"Tant que le malade a un souffle, il y a de l'espoir".
La Montagne magique, c'est ce pavé signé d'une proche qui trônait sur mon étagère, me regardant d'un œil hagard l'air de dire "je ne te mérite pas ?", et moi, qui détournais les yeux en niant son existence pour ne pas culpabiliser de reporter sa lecture à plus tard.
Et puis, je me suis décidée. J'ai empoigné le gros volume et, avec courage, l'ai ouvert.
Ce roman va avoir, d'une certaine manière, changé ma vie, et en a touché plus d'une.
Amis phobiques des spoilers, tirez-vous.
Hans Castorp n'est ni un narrateur, ni un personnage, ni l'acteur d'une histoire. Hans est une forme vague, un compagnon de voyage dont la main nous est donné par le narrateur, et qui nous emmène dans les cercles de l'enfer. Entrainé dans une course folle contre le temps et pour le temps, nos doigts se retrouvent englués autour de ces pages fiévreuses desquelles le lecteur ne peut se détacher et qui ne peut que s'empresser de lire, avec un plaisir mêlé de masochisme. Car physique, la Montagne magique l'est. Le lecteur sensible et fiévreux doit prendre ce livre avec précaution et s'entourer de proches qui puissent lui en refuser l'accès. Ces mots sont pesés, et je me rends compte que l'emploi du terme fiévreux n'est qu'un fragment de l'influence de La Montagne Magique sur mon discours.

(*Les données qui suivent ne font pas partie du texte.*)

+DRT_HD uint64_t raster_deal_weight(uint32_t cost, uint32_t c_fixed) { return (uint64_t)c_fixed + cost; }
+DRT_HD uint64_t raster_deal_target(uint64_t total, uint32_t n_waves, uint32_t v) {
+    return (total / n_waves) * v + (total % n_waves) * v / n_waves;
 }
+DRT_HD uint32_t raster_deal_item(uint64_t off, uint32_t c_fixed) { return off > c_fixed ? (uint32_t)(off - c_fixed) : 0u; }
+
+DRT_HD DealPos raster_deal_boundary(const uint64_t* prefix, uint32_t n_runs, uint32_t n_waves, uint32_t v, uint32_t c_fixed) {
+    if (v == 0 || n_runs == 0) return DealPos{0, 0};
+    if (v >= n_waves) return DealPos{n_runs, 0};
+    const uint64_t total = prefix[n_runs - 1];
+    const uint64_t target = raster_deal_target(total, n_waves, v);
+    uint32_t lo = 0, hi = n_runs - 1;
+    while (lo < hi) {
+        const uint32_t mid = lo + ((hi - lo) >> 1);
+        if (prefix[mid] > target) hi = mid; else lo = mid + 1;
+    }
+    return DealPos{lo, raster_deal_item(target - (lo ? prefix[lo - 1] : 0), c_fixed)};
+}
+
+DRT_HD uint32_t raster_deal_first_wave(uint64_t sum, uint64_t total, uint32_t n_waves) {
+    const uint64_t q = (sum * n_waves + total - 1) / total;
+    return q > n_waves ? n_waves : (uint32_t)q;
+}
+DRT_HD void raster_deal_place(DealPos* table, uint32_t run, uint64_t before, uint64_t with, uint64_t total, uint32_t n_waves, uint32_t c_fixed) {
+    if (!(with > before) || total == 0) return;
+    const uint32_t v1 = raster_deal_first_wave(with, total, n_waves);
+    for (uint32_t v = raster_deal_first_wave(before, total, n_waves); v < v1; ++v)
+        table[v] = DealPos{run, raster_deal_item(raster_deal_target(total, n_waves, v) - before, c_fixed)};
+}
+
+DRT_HD DealPos raster_deal_clamp(DealPos b, uint32_t n_runs) { return b.run >= n_runs ? DealPos{n_runs, 0} : b; }
+
+DRT_HD uint32_t raster_deal_end(DealPos b0, DealPos b1) {
+    if (b0.run == b1.run && b0.item == b1.item) return b0.run;
+    return b1.run + (b1.item > 0 ? 1u : 0u);
+}
+
+struct DealSlice { uint32_t lo, hi; bool owner; };
+DRT_HD DealSlice raster_deal_slice(DealPos b0, DealPos b1, uint32_t r) {
+    DealSlice s;
+    s.lo = b0.run == r ? b0.item : 0u;
+    s.hi = b1.run == r ? b1.item : 0xFFFFFFFFu;
+    s.owner = (b0.run < r || (b0.run == r && b0.item == 0)) && (r < b1.run || (r == b1.run && b1.item > 0));
+    return s;
+}
+
+
+struct DealRange { uint32_t run, end, lo, last_hi; };
+DRT_HD DealRange raster_deal_range(DealPos b0, DealPos b1) { return DealRange{b0.run, raster_deal_end(b0, b1), b0.item, b1.item ? b1.item : 0xFFFFFFFFu}; }
+DRT_HD DealSlice raster_deal_slice(const DealRange& g) { return DealSlice{g.lo, g.run + 1 == g.end ? g.last_hi : 0xFFFFFFFFu, g.lo == 0}; }
+DRT_HD void raster_deal_next(DealRange& g) { ++g.run; g.lo = 0; }
+
+}
diff --git a/drt_amd/csrc/drt_raster.hip b/drt_amd/csrc/drt_raster.hip
--- a/drt_amd/csrc/drt_raster.hip
+++ b/drt_amd/csrc/drt_raster.hip
@@ -98,10 +98,14 @@
 
 __device__ __forceinline__ float wave_uniform(float v) { return __int_as_float(__builtin_amdgcn_readfirstlane(__float_as_int(v))); }
 
+constexpr int kRasterCostAt = 32;
+template <bool DEAL, bool RECORD, int pass>
 __global__ void __launch_bounds__(256, 8) k_raster(const TriRec* __restrict__ tris, int n_tris, ViewModel* views, int n_views,
                                                    const double* __restrict__ dir, int w, int h,
                                                    unsigned long long* __restrict__ zbuf, uint32_t* __restrict__ zmask,
-                                                   BigItem* __restrict__ big, unsigned* big_count, unsigned big_cap, int pass) {
+                                                   BigItem* __restrict__ big, unsigned* big_count,
+                                                   const DealPos* __restrict__ table ) {
+    constexpr unsigned big_cap = drt_scene::kBigCap;
     __shared__ RasterLane s_lane[256];
     const int lane = threadIdx.x & 63;
     RasterLane* const wl = s_lane + (threadIdx.x & ~63);
@@ -110,32 +114,43 @@
     int cur_view = -1;
     float minv32[9] = {};
     f3 o32{0.0f, 0.0f, 0.0f};
-    for (unsigned run = wave; run < n_runs; run += n_waves) {
+    DealRange g{wave, n_runs, 0u, 0xFFFFFFFFu};
+    if (DEAL) {
+        const DealPos b0 = wave == 0 ? DealPos{0, 0} : raster_deal_clamp(table[wave], n_runs);
+        const DealPos b1 = wave + 1 >= n_waves ? DealPos{n_runs, 0} : raster_deal_clamp(table[wave + 1], n_runs);
+        g = raster_deal_range(b0, b1);
+        g.end = min(g.end, n_runs);
+    }
+    for (; g.run < g.end; DEAL ? raster_deal_next(g) : (void)(g.run += n_waves)) {
+        const unsigned run = g.run;
         const int view = (int)(run / runs_per_view);
         const int k = (int)(run - (unsigned)view * runs_per_view) * 64 + lane;
-        if (!__hip_atomic_load(&views[view].ok, __ATOMIC_RELAXED, __HIP_MEMORY_SCOPE_AGENT)) continue;
-        if (view != cur_view) {
+        const DealSlice sl = DEAL ? raster_deal_slice(g) : DealSlice{0u, 0xFFFFFFFFu, true};
+        const bool ok = __hip_atomic_load(&views[view].ok, __ATOMIC_RELAXED, __HIP_MEMORY_SCOPE_AGENT) != 0;
+        if (!RECORD && !ok) continue;
+        if (ok && view != cur_view) {
             cur_view = view;
             for (int q = 0; q < 9; ++q) minv32[q] = wave_uniform((float)views[view].minv[q]);
             o32 = f3{wave_uniform((float)views[view].o[0]), wave_uniform((float)views[view].o[1]), wave_uniform((float)views[view].o[2])};
         }
         int count = 0;
         __builtin_amdgcn_wave_barrier();
-        if (k < n_tris) {
+        if ((!RECORD || ok) && k < n_tris) {
             const TriRec tri = tris[k];
             if ((pass == 1) == tri_faces_away(o32, tri)) {
                 ViewModel vm;
                 for (int q = 0; q < 9; ++q) vm.minv[q] = (double)minv32[q];
                 const PixelBox box = project_tri_box(vm, o32, tri, w, h);
                 if (box.unsafe) {
-                    __hip_atomic_store(&views[view].ok, 0, __ATOMIC_RELAXED, __HIP_MEMORY_SCOPE_AGENT);
+                    if (sl.owner) __hip_atomic_store(&views[view].ok, 0, __ATOMIC_RELAXED, __HIP_MEMORY_SCOPE_AGENT);
                 } else if (box.x0 <= box.x1 && box.y0 <= box.y1) {
                     const int nx = box.x1 - box.x0 + 1, ny = box.y1 - box.y0 + 1;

La fièvre est significative dans le roman. Car quoi mieux que la fièvre peut représenter ce rapport au temps que Thomas Mann instaure. Un sursaut de fièvre peut nous faire passer d'une perception du temps rapide à un ennui profond qui semble infini. La question du temps est traitée en toute conscience par l'auteur/narrateur. Le lecteur, qu'il lise le roman en quelques jours ou quelques mois, ressort du livre en ayant la sensation d'avoir passé autant de temps que Hans là haut. Comme la mydriase de la pupille à l'obscurité, le lecteur s'accommode à la quotidienneté des gens d'en haut. La question du temps n'est plus qu'un sujet sur lequel les différents personnages – ainsi que le narrateur – dissertent avec brio, mais il devient l'essence, la substance de ce roman.
De surcroît, nous saluerons la manière avec laquelle Thomas Mann réussit à faire passer en littérature des thèses psychanalytiques sur le rapport entre psychique/physique, corps/âme. Et en plus de montrer les répercutions des humeurs (non, non, pas suranné du tout de parler d'humeurs) sur l'état physique des personnages, c'est le lecteur qui se voit touché au fil de sa lecture de La Montagne Magique : hyperventilation, palpitations, vertiges, sueurs froides… Le lecteur peut passer par tous les états d'anxiété, ou de bonheur, au rythme des saisons presque inexistantes là haut.
Thomas Mann a réalisé une œuvre plus qu'aboutie, un roman qui repose réellement le rôle de la littérature, ce que doit provoquer la lecture sur son lecteur.
Nous dirons pour finir, que le génie de l'auteur est en ce que ce roman semble être un accident, quelque chose qui est, par essence, et non par création modelée de telle ou telle manière.
Une expérience incroyable, inconcevable et, nous osons le dire, magique.